(INPUT RECORDS):
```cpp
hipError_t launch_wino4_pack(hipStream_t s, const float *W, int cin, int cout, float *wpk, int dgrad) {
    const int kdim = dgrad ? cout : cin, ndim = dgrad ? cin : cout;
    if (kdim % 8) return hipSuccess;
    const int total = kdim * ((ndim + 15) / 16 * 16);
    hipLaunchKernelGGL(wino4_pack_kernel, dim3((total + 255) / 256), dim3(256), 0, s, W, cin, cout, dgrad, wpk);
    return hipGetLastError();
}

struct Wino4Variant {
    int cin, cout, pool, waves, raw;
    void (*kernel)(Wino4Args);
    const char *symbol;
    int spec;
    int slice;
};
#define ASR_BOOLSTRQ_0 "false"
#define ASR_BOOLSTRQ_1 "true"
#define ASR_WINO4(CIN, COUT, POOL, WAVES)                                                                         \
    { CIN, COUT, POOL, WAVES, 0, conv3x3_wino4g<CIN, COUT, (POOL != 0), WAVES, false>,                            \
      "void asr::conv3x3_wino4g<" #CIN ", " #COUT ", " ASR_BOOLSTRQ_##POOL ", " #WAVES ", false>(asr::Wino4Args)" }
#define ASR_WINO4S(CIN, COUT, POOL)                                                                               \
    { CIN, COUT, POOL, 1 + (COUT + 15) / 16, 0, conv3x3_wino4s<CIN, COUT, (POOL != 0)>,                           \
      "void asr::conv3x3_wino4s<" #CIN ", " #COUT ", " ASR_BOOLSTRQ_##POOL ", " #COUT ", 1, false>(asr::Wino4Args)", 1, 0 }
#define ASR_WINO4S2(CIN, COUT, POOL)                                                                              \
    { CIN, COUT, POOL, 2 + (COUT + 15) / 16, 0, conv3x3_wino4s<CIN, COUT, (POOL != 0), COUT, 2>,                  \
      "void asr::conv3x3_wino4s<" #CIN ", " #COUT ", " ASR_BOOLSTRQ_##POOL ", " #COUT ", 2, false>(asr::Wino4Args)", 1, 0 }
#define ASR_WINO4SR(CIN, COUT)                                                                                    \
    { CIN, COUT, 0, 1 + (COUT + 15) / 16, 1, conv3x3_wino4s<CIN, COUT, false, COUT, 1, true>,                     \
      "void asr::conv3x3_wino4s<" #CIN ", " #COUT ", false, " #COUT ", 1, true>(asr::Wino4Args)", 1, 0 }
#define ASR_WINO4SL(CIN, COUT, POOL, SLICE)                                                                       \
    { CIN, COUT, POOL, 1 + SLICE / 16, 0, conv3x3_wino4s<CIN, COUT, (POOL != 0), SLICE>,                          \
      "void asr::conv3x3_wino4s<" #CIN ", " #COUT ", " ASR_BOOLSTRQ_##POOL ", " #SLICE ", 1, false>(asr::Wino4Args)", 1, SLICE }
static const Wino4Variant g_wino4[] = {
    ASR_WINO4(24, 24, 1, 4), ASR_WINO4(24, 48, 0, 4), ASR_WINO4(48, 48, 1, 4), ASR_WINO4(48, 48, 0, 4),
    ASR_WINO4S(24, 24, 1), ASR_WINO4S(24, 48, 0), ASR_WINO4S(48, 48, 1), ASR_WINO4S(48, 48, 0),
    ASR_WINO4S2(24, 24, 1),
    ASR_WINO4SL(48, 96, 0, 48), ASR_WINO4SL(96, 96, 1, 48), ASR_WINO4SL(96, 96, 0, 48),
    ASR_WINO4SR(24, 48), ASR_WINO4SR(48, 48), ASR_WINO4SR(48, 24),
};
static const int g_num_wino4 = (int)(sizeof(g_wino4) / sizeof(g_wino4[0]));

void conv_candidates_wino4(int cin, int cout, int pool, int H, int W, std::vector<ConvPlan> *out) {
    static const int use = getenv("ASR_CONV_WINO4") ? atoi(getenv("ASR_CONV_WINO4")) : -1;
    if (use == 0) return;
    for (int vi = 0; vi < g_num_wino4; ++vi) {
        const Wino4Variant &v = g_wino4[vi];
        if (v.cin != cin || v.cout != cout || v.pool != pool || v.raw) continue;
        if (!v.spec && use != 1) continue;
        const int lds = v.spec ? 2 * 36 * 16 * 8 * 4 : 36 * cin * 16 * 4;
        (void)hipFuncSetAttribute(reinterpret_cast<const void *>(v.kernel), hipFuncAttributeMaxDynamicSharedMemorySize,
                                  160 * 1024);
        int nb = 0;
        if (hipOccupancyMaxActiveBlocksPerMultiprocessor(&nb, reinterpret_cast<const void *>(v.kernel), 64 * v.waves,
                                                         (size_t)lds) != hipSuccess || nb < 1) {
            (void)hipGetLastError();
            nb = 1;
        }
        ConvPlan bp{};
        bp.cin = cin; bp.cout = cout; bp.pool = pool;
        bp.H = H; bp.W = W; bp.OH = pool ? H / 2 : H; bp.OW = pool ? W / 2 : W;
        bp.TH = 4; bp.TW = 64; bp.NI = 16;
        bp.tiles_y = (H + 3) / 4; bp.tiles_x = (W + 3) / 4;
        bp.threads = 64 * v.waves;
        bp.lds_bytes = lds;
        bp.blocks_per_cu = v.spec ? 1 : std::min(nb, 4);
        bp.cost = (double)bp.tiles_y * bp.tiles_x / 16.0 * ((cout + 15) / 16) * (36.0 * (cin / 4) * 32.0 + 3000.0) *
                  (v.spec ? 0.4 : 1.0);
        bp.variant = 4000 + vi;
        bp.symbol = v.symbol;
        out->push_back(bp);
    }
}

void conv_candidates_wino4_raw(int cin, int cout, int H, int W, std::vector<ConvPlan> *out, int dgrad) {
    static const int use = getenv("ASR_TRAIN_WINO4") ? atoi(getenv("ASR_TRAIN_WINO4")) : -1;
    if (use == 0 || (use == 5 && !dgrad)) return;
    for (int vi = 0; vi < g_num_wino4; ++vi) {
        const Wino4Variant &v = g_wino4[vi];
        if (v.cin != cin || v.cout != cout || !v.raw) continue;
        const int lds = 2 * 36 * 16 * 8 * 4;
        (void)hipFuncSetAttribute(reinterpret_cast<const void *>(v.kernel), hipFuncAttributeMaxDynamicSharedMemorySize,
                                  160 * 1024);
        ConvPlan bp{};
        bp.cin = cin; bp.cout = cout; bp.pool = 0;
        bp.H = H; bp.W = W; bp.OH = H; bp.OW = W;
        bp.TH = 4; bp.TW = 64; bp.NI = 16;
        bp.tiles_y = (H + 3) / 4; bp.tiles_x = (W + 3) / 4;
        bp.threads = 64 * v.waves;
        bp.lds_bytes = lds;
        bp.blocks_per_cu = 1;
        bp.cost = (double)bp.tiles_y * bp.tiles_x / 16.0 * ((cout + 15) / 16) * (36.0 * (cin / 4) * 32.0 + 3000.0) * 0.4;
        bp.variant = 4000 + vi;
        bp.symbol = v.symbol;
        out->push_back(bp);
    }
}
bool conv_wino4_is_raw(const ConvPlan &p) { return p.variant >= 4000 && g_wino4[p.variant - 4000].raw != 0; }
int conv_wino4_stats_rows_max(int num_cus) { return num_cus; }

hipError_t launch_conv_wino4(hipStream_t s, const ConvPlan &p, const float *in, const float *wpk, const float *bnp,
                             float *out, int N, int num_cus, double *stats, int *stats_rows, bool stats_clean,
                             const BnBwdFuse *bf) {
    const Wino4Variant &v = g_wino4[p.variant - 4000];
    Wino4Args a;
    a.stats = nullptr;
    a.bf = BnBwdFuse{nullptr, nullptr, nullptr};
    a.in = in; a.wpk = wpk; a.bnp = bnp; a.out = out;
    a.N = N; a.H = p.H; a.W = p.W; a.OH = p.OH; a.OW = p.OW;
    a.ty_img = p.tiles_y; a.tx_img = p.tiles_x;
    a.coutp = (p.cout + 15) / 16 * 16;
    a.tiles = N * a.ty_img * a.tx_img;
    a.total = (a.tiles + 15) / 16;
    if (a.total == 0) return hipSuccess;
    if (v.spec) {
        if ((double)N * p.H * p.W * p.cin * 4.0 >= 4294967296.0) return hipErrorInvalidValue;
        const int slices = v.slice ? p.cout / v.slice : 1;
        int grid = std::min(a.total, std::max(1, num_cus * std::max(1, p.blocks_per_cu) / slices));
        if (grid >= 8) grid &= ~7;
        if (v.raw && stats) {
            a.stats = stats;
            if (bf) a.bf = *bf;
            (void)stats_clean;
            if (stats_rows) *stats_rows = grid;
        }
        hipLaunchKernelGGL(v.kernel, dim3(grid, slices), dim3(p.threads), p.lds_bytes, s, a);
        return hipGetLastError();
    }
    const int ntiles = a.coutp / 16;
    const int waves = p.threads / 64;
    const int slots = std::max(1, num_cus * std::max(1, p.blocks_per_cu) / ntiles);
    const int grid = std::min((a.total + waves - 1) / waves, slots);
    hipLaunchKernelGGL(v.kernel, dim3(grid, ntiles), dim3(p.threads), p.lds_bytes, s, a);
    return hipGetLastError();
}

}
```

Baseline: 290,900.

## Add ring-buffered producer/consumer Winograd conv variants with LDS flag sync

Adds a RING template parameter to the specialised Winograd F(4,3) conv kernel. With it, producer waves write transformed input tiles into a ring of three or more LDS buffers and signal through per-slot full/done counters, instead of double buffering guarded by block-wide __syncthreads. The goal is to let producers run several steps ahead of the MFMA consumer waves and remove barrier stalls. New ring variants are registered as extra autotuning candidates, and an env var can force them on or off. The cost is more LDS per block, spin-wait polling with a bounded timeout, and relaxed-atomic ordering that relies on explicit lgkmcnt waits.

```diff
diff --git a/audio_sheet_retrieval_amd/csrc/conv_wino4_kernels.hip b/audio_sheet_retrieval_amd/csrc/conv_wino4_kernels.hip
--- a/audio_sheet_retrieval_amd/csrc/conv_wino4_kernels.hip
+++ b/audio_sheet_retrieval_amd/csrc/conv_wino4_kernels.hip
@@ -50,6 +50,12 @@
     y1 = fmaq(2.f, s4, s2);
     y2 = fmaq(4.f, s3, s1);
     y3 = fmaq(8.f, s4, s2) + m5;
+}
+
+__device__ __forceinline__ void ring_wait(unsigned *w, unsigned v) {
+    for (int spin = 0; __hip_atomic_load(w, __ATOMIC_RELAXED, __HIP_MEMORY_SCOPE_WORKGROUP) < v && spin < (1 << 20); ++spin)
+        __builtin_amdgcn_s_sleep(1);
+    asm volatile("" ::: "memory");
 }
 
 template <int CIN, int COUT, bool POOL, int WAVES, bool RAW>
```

(PROMPT): A single number is the answer: the count of lines in the material above that contain "hipLaunchKernelGGL".

(RESULT OF THE EXERCISE): 3